Task directions - Repeat each record word for word.

Stored items
>>>
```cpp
extern "C" int cvk_chain_color_over(const cvk_chain_job *jobs, int njobs, int uniform_layers, const float *m,
                                    const uint16_t *pre, const uint16_t *post, int cus, void *stream) {
    return chain_dispatch(jobs, njobs, uniform_layers, make_mat(m), pre, post, cus, stream);
}

extern "C" int cvk_chain_cross(const cvk_chain_job *jobs, int njobs, float wa, float wb, int cus, void *stream) {
    Mat mat = make_mat(NULL);
    mat.plain = 0; mat.cross = 1; mat.wa = wa; mat.wb = wb;
    return chain_dispatch(jobs, njobs, 2, mat, NULL, NULL, cus, stream);
}
```

### canvas_amd/csrc/kernels/kernels.h

```cpp
#ifndef CVS_KERNELS_H
#define CVS_KERNELS_H

#include <stddef.h>
#include <stdint.h>

#ifdef CVS_DIAG
#include <stdlib.h>
#define CVS_DIAG_ENV(name) getenv(name)
#else
#define CVS_DIAG_ENV(name) ((const char *)0)
#endif

#ifdef CVS_CONTRACT
#define cvk_gain_offset_f16          cvk_gain_offset_f16_fma
#define cvk_mix                      cvk_mix_fma
#define cvk_color_matrix             cvk_color_matrix_fma
#define cvk_chain_color_over         cvk_chain_color_over_fma
#define cvk_chain_cross              cvk_chain_cross_fma
#define cvk_chain_count_reset        cvk_chain_count_reset_fma
#define cvk_chain_count              cvk_chain_count_fma
#define cvk_fir_gather               cvk_fir_gather_fma
#define cvk_fir2d_lds_bytes          cvk_fir2d_lds_bytes_fma
#define cvk_fir2d                    cvk_fir2d_fma
#define cvk_fir_vh_supported         cvk_fir_vh_supported_fma
// ... 35 lines not shown
int cvk_copy_alpha_f32(cvk_view out, cvk_view in, cvk_rect r, float alpha, void *stream);
int cvk_weave_f16(cvk_view frame, cvk_rect cur, const void *other, cvk_rect other_cur, void *stream);
int cvk_widen(cvk_view out32, cvk_view in16, cvk_rect r, void *stream);
int cvk_narrow(cvk_view out16, cvk_view in32, cvk_rect r, void *stream);
int cvk_fill_f16(cvk_view out, cvk_rect r, const float rgba[4], void *stream);
int cvk_fill_f32(cvk_view out, cvk_rect r, const float rgba[4], void *stream);
int cvk_gain_offset_f16(cvk_view out, cvk_view in, cvk_rect r, float gain, float offset, void *stream);

enum { CVK_MIX_CROSS = 0, CVK_MIX_OVER = 1 };
typedef struct {
    cvk_view out, p, q;
    cvk_rect outer, inner;
    cvk_rect pw, qw;
    int gap_x, gap_y;
    int top_is_p, bottom_is_p, left_is_p, right_is_p;
    float wp, wq;
    int mode;
    int p_in_place;
} cvk_mix_params;
int cvk_mix(const cvk_mix_params *mp, void *stream);

int cvk_color_matrix(cvk_view dst, cvk_view src, cvk_rect r, const float m[9], const uint16_t *pre_lut,
                     const uint16_t *post_lut, int cus, void *stream);

#define CVK_CHAIN_MAX_LAYERS 8
typedef struct {
    void *out;
    const void *layer[CVK_CHAIN_MAX_LAYERS];
    int nlayers;
    int pad;
    uint64_t npixels;
} cvk_chain_job;
int cvk_chain_color_over(const cvk_chain_job *jobs, int njobs, int uniform_layers, const float *m,
                         const uint16_t *pre_lut, const uint16_t *post_lut, int cus, void *stream);

void cvk_chain_count_reset(void);
int cvk_chain_count(void);

int cvk_chain_cross(const cvk_chain_job *jobs, int njobs, float wa, float wb, int cus, void *stream);

typedef struct {
    cvk_view target, source;
    int axis;
    int t0, t1;
    int lo, hi;
    int s0, s1;
    const int *ntaps;
    const int *tap_src;
    const float *taps;
    int stride;
    int in_half, out_half;
} cvk_fir_params;
int cvk_fir_gather(const cvk_fir_params *fp, void *stream);
int cvk_zero_f32(cvk_view v, void *stream);

typedef struct {
    const int *ntaps, *src;
    const float *taps;
    const int *foot;
    int stride;
    int lines;
    int max_taps;
    int wide_foot;
    int max_active;
    int streamable;
    const uint32_t *lrec;
    const uint32_t *pack;
    int pack_width;
    int span_lines[3];
} cvk_fir_axis;
#define CVK_FIR_LREC 32
#define CVK_AXIS_ALIGN(bytes)              (((size_t)(bytes) + 255) & ~(size_t)255)
// ... 56 lines not shown
int cvk_blur_pair(const cvk_blur_params *bp, int cus, void *stream);

typedef struct {
    cvk_view target, source;
    int in_half, out_half;
    int tx0, ty0, tx1, ty1;
    int sx0, sy0, sx1, sy1;
    int ntaps1, ntaps2;
    int rows_per_wg;
    int flags;
    float taps1[16], taps2[16];
    cvk_frame_batch batch;
} cvk_blur_halve_params;
int cvk_blur_halve_supported(int ntaps1, int ntaps2);
int cvk_blur_halve_pair_supported(const cvk_blur_halve_params *bp);
int cvk_blur_halve_pair(const cvk_blur_halve_params *bp, int cus, void *stream);
int cvk_blur_halve_takes_pairs(const cvk_blur_halve_params *bp);
int cvk_blur_halve(const cvk_blur_halve_params *bp, int cus, void *stream);

enum { CVK_DISPLAY_RGBA8 = 0, CVK_DISPLAY_ARGB32_PREMUL = 1 };
int cvk_display(void *dst, cvk_view src, cvk_rect r, const uint8_t *table, int mode, int cus, void *stream);
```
<<<
Answer -
```cpp
extern "C" int cvk_chain_color_over(const cvk_chain_job *jobs, int njobs, int uniform_layers, const float *m,
                                    const uint16_t *pre, const uint16_t *post, int cus, void *stream) {
    return chain_dispatch(jobs, njobs, uniform_layers, make_mat(m), pre, post, cus, stream);
}

extern "C" int cvk_chain_cross(const cvk_chain_job *jobs, int njobs, float wa, float wb, int cus, void *stream) {
    Mat mat = make_mat(NULL);
    mat.plain = 0; mat.cross = 1; mat.wa = wa; mat.wb = wb;
    return chain_dispatch(jobs, njobs, 2, mat, NULL, NULL, cus, stream);
}
```

### canvas_amd/csrc/kernels/kernels.h

```cpp
#ifndef CVS_KERNELS_H
#define CVS_KERNELS_H

#include <stddef.h>
#include <stdint.h>

#ifdef CVS_DIAG
#include <stdlib.h>
#define CVS_DIAG_ENV(name) getenv(name)
#else
#define CVS_DIAG_ENV(name) ((const char *)0)
#endif

#ifdef CVS_CONTRACT
#define cvk_gain_offset_f16          cvk_gain_offset_f16_fma
#define cvk_mix                      cvk_mix_fma
#define cvk_color_matrix             cvk_color_matrix_fma
#define cvk_chain_color_over         cvk_chain_color_over_fma
#define cvk_chain_cross              cvk_chain_cross_fma
#define cvk_chain_count_reset        cvk_chain_count_reset_fma
#define cvk_chain_count              cvk_chain_count_fma
#define cvk_fir_gather               cvk_fir_gather_fma
#define cvk_fir2d_lds_bytes          cvk_fir2d_lds_bytes_fma
#define cvk_fir2d                    cvk_fir2d_fma
#define cvk_fir_vh_supported         cvk_fir_vh_supported_fma
// ... 35 lines not shown
int cvk_copy_alpha_f32(cvk_view out, cvk_view in, cvk_rect r, float alpha, void *stream);
int cvk_weave_f16(cvk_view frame, cvk_rect cur, const void *other, cvk_rect other_cur, void *stream);
int cvk_widen(cvk_view out32, cvk_view in16, cvk_rect r, void *stream);
int cvk_narrow(cvk_view out16, cvk_view in32, cvk_rect r, void *stream);
int cvk_fill_f16(cvk_view out, cvk_rect r, const float rgba[4], void *stream);
int cvk_fill_f32(cvk_view out, cvk_rect r, const float rgba[4], void *stream);
int cvk_gain_offset_f16(cvk_view out, cvk_view in, cvk_rect r, float gain, float offset, void *stream);

enum { CVK_MIX_CROSS = 0, CVK_MIX_OVER = 1 };
typedef struct {
    cvk_view out, p, q;
    cvk_rect outer, inner;
    cvk_rect pw, qw;
    int gap_x, gap_y;
    int top_is_p, bottom_is_p, left_is_p, right_is_p;
    float wp, wq;
    int mode;
    int p_in_place;
} cvk_mix_params;
int cvk_mix(const cvk_mix_params *mp, void *stream);

int cvk_color_matrix(cvk_view dst, cvk_view src, cvk_rect r, const float m[9], const uint16_t *pre_lut,
                     const uint16_t *post_lut, int cus, void *stream);

#define CVK_CHAIN_MAX_LAYERS 8
typedef struct {
    void *out;
    const void *layer[CVK_CHAIN_MAX_LAYERS];
    int nlayers;
    int pad;
    uint64_t npixels;
} cvk_chain_job;
int cvk_chain_color_over(const cvk_chain_job *jobs, int njobs, int uniform_layers, const float *m,
                         const uint16_t *pre_lut, const uint16_t *post_lut, int cus, void *stream);

void cvk_chain_count_reset(void);
int cvk_chain_count(void);

int cvk_chain_cross(const cvk_chain_job *jobs, int njobs, float wa, float wb, int cus, void *stream);

typedef struct {
    cvk_view target, source;
    int axis;
    int t0, t1;
    int lo, hi;
    int s0, s1;
    const int *ntaps;
    const int *tap_src;
    const float *taps;
    int stride;
    int in_half, out_half;
} cvk_fir_params;
int cvk_fir_gather(const cvk_fir_params *fp, void *stream);
int cvk_zero_f32(cvk_view v, void *stream);

typedef struct {
    const int *ntaps, *src;
    const float *taps;
    const int *foot;
    int stride;
    int lines;
    int max_taps;
    int wide_foot;
    int max_active;
    int streamable;
    const uint32_t *lrec;
    const uint32_t *pack;
    int pack_width;
    int span_lines[3];
} cvk_fir_axis;
#define CVK_FIR_LREC 32
#define CVK_AXIS_ALIGN(bytes)              (((size_t)(bytes) + 255) & ~(size_t)255)
// ... 56 lines not shown
int cvk_blur_pair(const cvk_blur_params *bp, int cus, void *stream);

typedef struct {
    cvk_view target, source;
    int in_half, out_half;
    int tx0, ty0, tx1, ty1;
    int sx0, sy0, sx1, sy1;
    int ntaps1, ntaps2;
    int rows_per_wg;
    int flags;
    float taps1[16], taps2[16];
    cvk_frame_batch batch;
} cvk_blur_halve_params;
int cvk_blur_halve_supported(int ntaps1, int ntaps2);
int cvk_blur_halve_pair_supported(const cvk_blur_halve_params *bp);
int cvk_blur_halve_pair(const cvk_blur_halve_params *bp, int cus, void *stream);
int cvk_blur_halve_takes_pairs(const cvk_blur_halve_params *bp);
int cvk_blur_halve(const cvk_blur_halve_params *bp, int cus, void *stream);

enum { CVK_DISPLAY_RGBA8 = 0, CVK_DISPLAY_ARGB32_PREMUL = 1 };
int cvk_display(void *dst, cvk_view src, cvk_rect r, const uint8_t *table, int mode, int cus, void *stream);
```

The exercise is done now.